◆ What to produce: Without skipping anything, write out each record below exactly.

+++ Entries supplied +++

+  auto stage = [&](int buf, int k0, bool do_a = true, bool do_b = true) {
+    char* As = smem + buf * T::STAGE;
+    char* Bs = As + BM * BK * 2;
+    if constexpr (UNI) {
+      const int t = st_t, c0 = st_c;
+      if (do_a) {
+        st_c += BK;
+        if (st_c >= p.Cs) { st_c -= p.Cs; ++st_t; }
+      }
+      const bool tok = t < ntp;
+      const int tl = tok ? t : 0;
+      const int src = do_a ? __builtin_amdgcn_readlane(tab_src, tl) : 0;
+      const int tb = do_a ? __builtin_amdgcn_readlane(tab_b, tl) : p.tap_b[ct0 + tl];
+#pragma unroll
+      for (int i = 0; do_a && i < T::A_INS; ++i) {
+        const int c = c0 + a_lch[i] * 8;
+        const bool ok = tok && c < p.Cs && ((a_mask[i] >> tl) & 1ull);
+        const unsigned voff = ok ? a_base[i] + (unsigned)(src * 2 + c * 2) : kOOB;
+        glds16(rsA, As + (wid * T::A_INS + i) * 1024, voff);
+      }
+#pragma unroll
+      for (int i = 0; do_b && i < T::B_INS; ++i) {
+        const int c = c0 + b_lch[i] * 8;
+        const bool ok = b_ok[i] && tok && c < p.Cs;
+        const unsigned voff = ok ? b_base[i] + (unsigned)((tb + c) * 2) : kOOB;
+        glds16(rsB, Bs + (wid * T::B_INS + i) * 1024, voff);
+      }
+      return;
+    }
+#pragma unroll
+    for (int i = 0; do_a && i < T::A_INS; ++i) {
+      const int k = k0 + a_lch[i] * 8;
+      const int t = k / p.Cs, c = k - t * p.Cs;
+      const bool ok = t < ntp && c < p.Cs && ((a_mask[i] >> t) & 1ull);
+      const unsigned voff = ok ? a_base[i] + (unsigned)(p.tap_srcoff[ct0 + t] * 2 + c * 2) : kOOB;
+      glds16(rsA, As + (wid * T::A_INS + i) * 1024, voff);
+    }
+#pragma unroll
+    for (int i = 0; do_b && i < T::B_INS; ++i) {
+      const int k = k0 + b_lch[i] * 8;
+      const int t = k / p.Cs, c = k - t * p.Cs;
+      const bool ok = b_ok[i] && t < ntp && c < p.Cs;
+      const unsigned voff = ok ? b_base[i] + (unsigned)((p.tap_b[ct0 + t] + c) * 2) : kOOB;
+      glds16(rsB, Bs + (wid * T::B_INS + i) * 1024, voff);
+    }
+  };
+
+  const int kofs = kb * BK;
+  stage(0, kofs, false, true);
+
+  {
+    int y0[T::A_INS], x0[T::A_INS];
+    bool mok[T::A_INS];
+#pragma unroll
+    for (int i = 0; i < T::A_INS; ++i) {
+      const int row = (wid * T::A_INS + i) * T::RPI + lane / T::CPR;
+      a_lch[i] = ch ^ T::swz(row);
+      const int m = m0 + row;
+      mok[i] = m < p.M;
+      const int ml = mok[i] ? m - mcls : 0;
+      const int img = (int)g2_div(ml, p.fd_ghw), rem = ml - img * p.GH * p.GW;
+      const int gy = (int)g2_div(rem, p.fd_gw), gx = rem - gy * p.GW;
+      y0[i] = gy * p.SY;
+      x0[i] = gx * p.SX;
+      a_base[i] = mok[i] ? (unsigned)((((long)img * p.H + y0[i]) * p.W + x0[i]) * p.Cs * 2) : 0u;
+      a_mask[i] = 0;
+    }
+    for (int t = 0; t < ntp; ++t) {
+      const int dy = __builtin_amdgcn_readlane(tab_dy, t), dx = __builtin_amdgcn_readlane(tab_dx, t);
+      const uint64_t bit = 1ull << t;
+#pragma unroll
+      for (int i = 0; i < T::A_INS; ++i) {
+        const int sy = y0[i] + dy, sx = x0[i] + dx;
+        if (mok[i] && (unsigned)sy < (unsigned)p.H && (unsigned)sx < (unsigned)p.W) a_mask[i] |= bit;
+      }
+    }
+  }
+
+  f32x4 acc[T::TM][T::TN];
+#pragma unroll
+  for (int i = 0; i < T::TM; ++i)
+#pragma unroll
+    for (int j = 0; j < T::TN; ++j) acc[i][j] = f32x4{0.f, 0.f, 0.f, 0.f};
+
   auto compute = [&](int buf) {
     const char* As = smem + buf * T::STAGE;
     const char* Bs = As + BM * BK * 2;
@@ -290,11 +485,15 @@
     for (int kk = 0; kk < KK; ++kk) {
       const int c = kk * 4 + (lane >> 4);
 #pragma unroll
-      for (int i = 0; i < T::TM; ++i)
-        a[kk][i] = *reinterpret_cast<const bf16x8*>(As + T::off(wm * (BM / 2) + i * 16 + (lane & 15), c));
-#pragma unroll
-      for (int j = 0; j < T::TN; ++j)
-        b[kk][j] = *reinterpret_cast<const bf16x8*>(Bs + T::off(wn * (BN / 2) + j * 16 + (lane & 15), c));
+      for (int i = 0; i < T::TM; ++i) {
+        const int row = REG ? T::reg_arow(wm, i, lane & 15) : wm * (BM / 2) + i * 16 + (lane & 15);
+        a[kk][i] = *reinterpret_cast<const bf16x8*>(As + T::off(row, c));
+      }
+#pragma unroll
+      for (int j = 0; j < T::TN; ++j) {
+        const int col = REG ? T::reg_bcol(wn, j, lane & 15) : wn * (BN / 2) + j * 16 + (lane & 15);
+        b[kk][j] = *reinterpret_cast<const bf16x8*>(Bs + T::off(col, c));
+      }
     }
 #pragma unroll
     for (int kk = 0; kk < KK; ++kk) {
@@ -302,14 +501,15 @@
 #pragma unroll
       for (int i = 0; i < T::TM; ++i)
 #pragma unroll
-        for (int j = 0; j < T::TN; ++j)
-          acc[i][j] = __builtin_amdgcn_mfma_f32_16x16x32_bf16(a[kk][i], b[kk][j], acc[i][j], 0, 0, 0);
+        for (int j = 0; j < T::TN; ++j) {
+          if constexpr (REG) acc[i][j] = __builtin_amdgcn_mfma_f32_16x16x32_bf16(b[kk][j], a[kk][i], acc[i][j], 0, 0, 0);
+          else acc[i][j] = __builtin_amdgcn_mfma_f32_16x16x32_bf16(a[kk][i], b[kk][j], acc[i][j], 0, 0, 0);
+        }
       __builtin_amdgcn_s_setprio(0);
     }
   };
-  const int kofs = kb * BK;
   if constexpr (NST == 2) {
-    stage(0, kofs);
+    stage(0, kofs, true, false);
     asm volatile("s_waitcnt vmcnt(0)" ::: "memory");
     __syncthreads();
     int cur = 0;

+++

◆ The answer:
+  auto stage = [&](int buf, int k0, bool do_a = true, bool do_b = true) {
+    char* As = smem + buf * T::STAGE;
+    char* Bs = As + BM * BK * 2;
+    if constexpr (UNI) {
+      const int t = st_t, c0 = st_c;
+      if (do_a) {
+        st_c += BK;
+        if (st_c >= p.Cs) { st_c -= p.Cs; ++st_t; }
+      }
+      const bool tok = t < ntp;
+      const int tl = tok ? t : 0;
+      const int src = do_a ? __builtin_amdgcn_readlane(tab_src, tl) : 0;
+      const int tb = do_a ? __builtin_amdgcn_readlane(tab_b, tl) : p.tap_b[ct0 + tl];
+#pragma unroll
+      for (int i = 0; do_a && i < T::A_INS; ++i) {
+        const int c = c0 + a_lch[i] * 8;
+        const bool ok = tok && c < p.Cs && ((a_mask[i] >> tl) & 1ull);
+        const unsigned voff = ok ? a_base[i] + (unsigned)(src * 2 + c * 2) : kOOB;
+        glds16(rsA, As + (wid * T::A_INS + i) * 1024, voff);
+      }
+#pragma unroll
+      for (int i = 0; do_b && i < T::B_INS; ++i) {
+        const int c = c0 + b_lch[i] * 8;
+        const bool ok = b_ok[i] && tok && c < p.Cs;
+        const unsigned voff = ok ? b_base[i] + (unsigned)((tb + c) * 2) : kOOB;
+        glds16(rsB, Bs + (wid * T::B_INS + i) * 1024, voff);
+      }
+      return;
+    }
+#pragma unroll
+    for (int i = 0; do_a && i < T::A_INS; ++i) {
+      const int k = k0 + a_lch[i] * 8;
+      const int t = k / p.Cs, c = k - t * p.Cs;
+      const bool ok = t < ntp && c < p.Cs && ((a_mask[i] >> t) & 1ull);
+      const unsigned voff = ok ? a_base[i] + (unsigned)(p.tap_srcoff[ct0 + t] * 2 + c * 2) : kOOB;
+      glds16(rsA, As + (wid * T::A_INS + i) * 1024, voff);
+    }
+#pragma unroll
+    for (int i = 0; do_b && i < T::B_INS; ++i) {
+      const int k = k0 + b_lch[i] * 8;
+      const int t = k / p.Cs, c = k - t * p.Cs;
+      const bool ok = b_ok[i] && t < ntp && c < p.Cs;
+      const unsigned voff = ok ? b_base[i] + (unsigned)((p.tap_b[ct0 + t] + c) * 2) : kOOB;
+      glds16(rsB, Bs + (wid * T::B_INS + i) * 1024, voff);
+    }
+  };
+
+  const int kofs = kb * BK;
+  stage(0, kofs, false, true);
+
+  {
+    int y0[T::A_INS], x0[T::A_INS];
+    bool mok[T::A_INS];
+#pragma unroll
+    for (int i = 0; i < T::A_INS; ++i) {
+      const int row = (wid * T::A_INS + i) * T::RPI + lane / T::CPR;
+      a_lch[i] = ch ^ T::swz(row);
+      const int m = m0 + row;
+      mok[i] = m < p.M;
+      const int ml = mok[i] ? m - mcls : 0;
+      const int img = (int)g2_div(ml, p.fd_ghw), rem = ml - img * p.GH * p.GW;
+      const int gy = (int)g2_div(rem, p.fd_gw), gx = rem - gy * p.GW;
+      y0[i] = gy * p.SY;
+      x0[i] = gx * p.SX;
+      a_base[i] = mok[i] ? (unsigned)((((long)img * p.H + y0[i]) * p.W + x0[i]) * p.Cs * 2) : 0u;
+      a_mask[i] = 0;
+    }
+    for (int t = 0; t < ntp; ++t) {
+      const int dy = __builtin_amdgcn_readlane(tab_dy, t), dx = __builtin_amdgcn_readlane(tab_dx, t);
+      const uint64_t bit = 1ull << t;
+#pragma unroll
+      for (int i = 0; i < T::A_INS; ++i) {
+        const int sy = y0[i] + dy, sx = x0[i] + dx;
+        if (mok[i] && (unsigned)sy < (unsigned)p.H && (unsigned)sx < (unsigned)p.W) a_mask[i] |= bit;
+      }
+    }
+  }
+
+  f32x4 acc[T::TM][T::TN];
+#pragma unroll
+  for (int i = 0; i < T::TM; ++i)
+#pragma unroll
+    for (int j = 0; j < T::TN; ++j) acc[i][j] = f32x4{0.f, 0.f, 0.f, 0.f};
+
   auto compute = [&](int buf) {
     const char* As = smem + buf * T::STAGE;
     const char* Bs = As + BM * BK * 2;
@@ -290,11 +485,15 @@
     for (int kk = 0; kk < KK; ++kk) {
       const int c = kk * 4 + (lane >> 4);
 #pragma unroll
-      for (int i = 0; i < T::TM; ++i)
-        a[kk][i] = *reinterpret_cast<const bf16x8*>(As + T::off(wm * (BM / 2) + i * 16 + (lane & 15), c));
-#pragma unroll
-      for (int j = 0; j < T::TN; ++j)
-        b[kk][j] = *reinterpret_cast<const bf16x8*>(Bs + T::off(wn * (BN / 2) + j * 16 + (lane & 15), c));
+      for (int i = 0; i < T::TM; ++i) {
+        const int row = REG ? T::reg_arow(wm, i, lane & 15) : wm * (BM / 2) + i * 16 + (lane & 15);
+        a[kk][i] = *reinterpret_cast<const bf16x8*>(As + T::off(row, c));
+      }
+#pragma unroll
+      for (int j = 0; j < T::TN; ++j) {
+        const int col = REG ? T::reg_bcol(wn, j, lane & 15) : wn * (BN / 2) + j * 16 + (lane & 15);
+        b[kk][j] = *reinterpret_cast<const bf16x8*>(Bs + T::off(col, c));
+      }
     }
 #pragma unroll
     for (int kk = 0; kk < KK; ++kk) {
@@ -302,14 +501,15 @@
 #pragma unroll
       for (int i = 0; i < T::TM; ++i)
 #pragma unroll
-        for (int j = 0; j < T::TN; ++j)
-          acc[i][j] = __builtin_amdgcn_mfma_f32_16x16x32_bf16(a[kk][i], b[kk][j], acc[i][j], 0, 0, 0);
+        for (int j = 0; j < T::TN; ++j) {
+          if constexpr (REG) acc[i][j] = __builtin_amdgcn_mfma_f32_16x16x32_bf16(b[kk][j], a[kk][i], acc[i][j], 0, 0, 0);
+          else acc[i][j] = __builtin_amdgcn_mfma_f32_16x16x32_bf16(a[kk][i], b[kk][j], acc[i][j], 0, 0, 0);
+        }
       __builtin_amdgcn_s_setprio(0);
     }
   };
-  const int kofs = kb * BK;
   if constexpr (NST == 2) {
-    stage(0, kofs);
+    stage(0, kofs, true, false);
     asm volatile("s_waitcnt vmcnt(0)" ::: "memory");
     __syncthreads();
     int cur = 0;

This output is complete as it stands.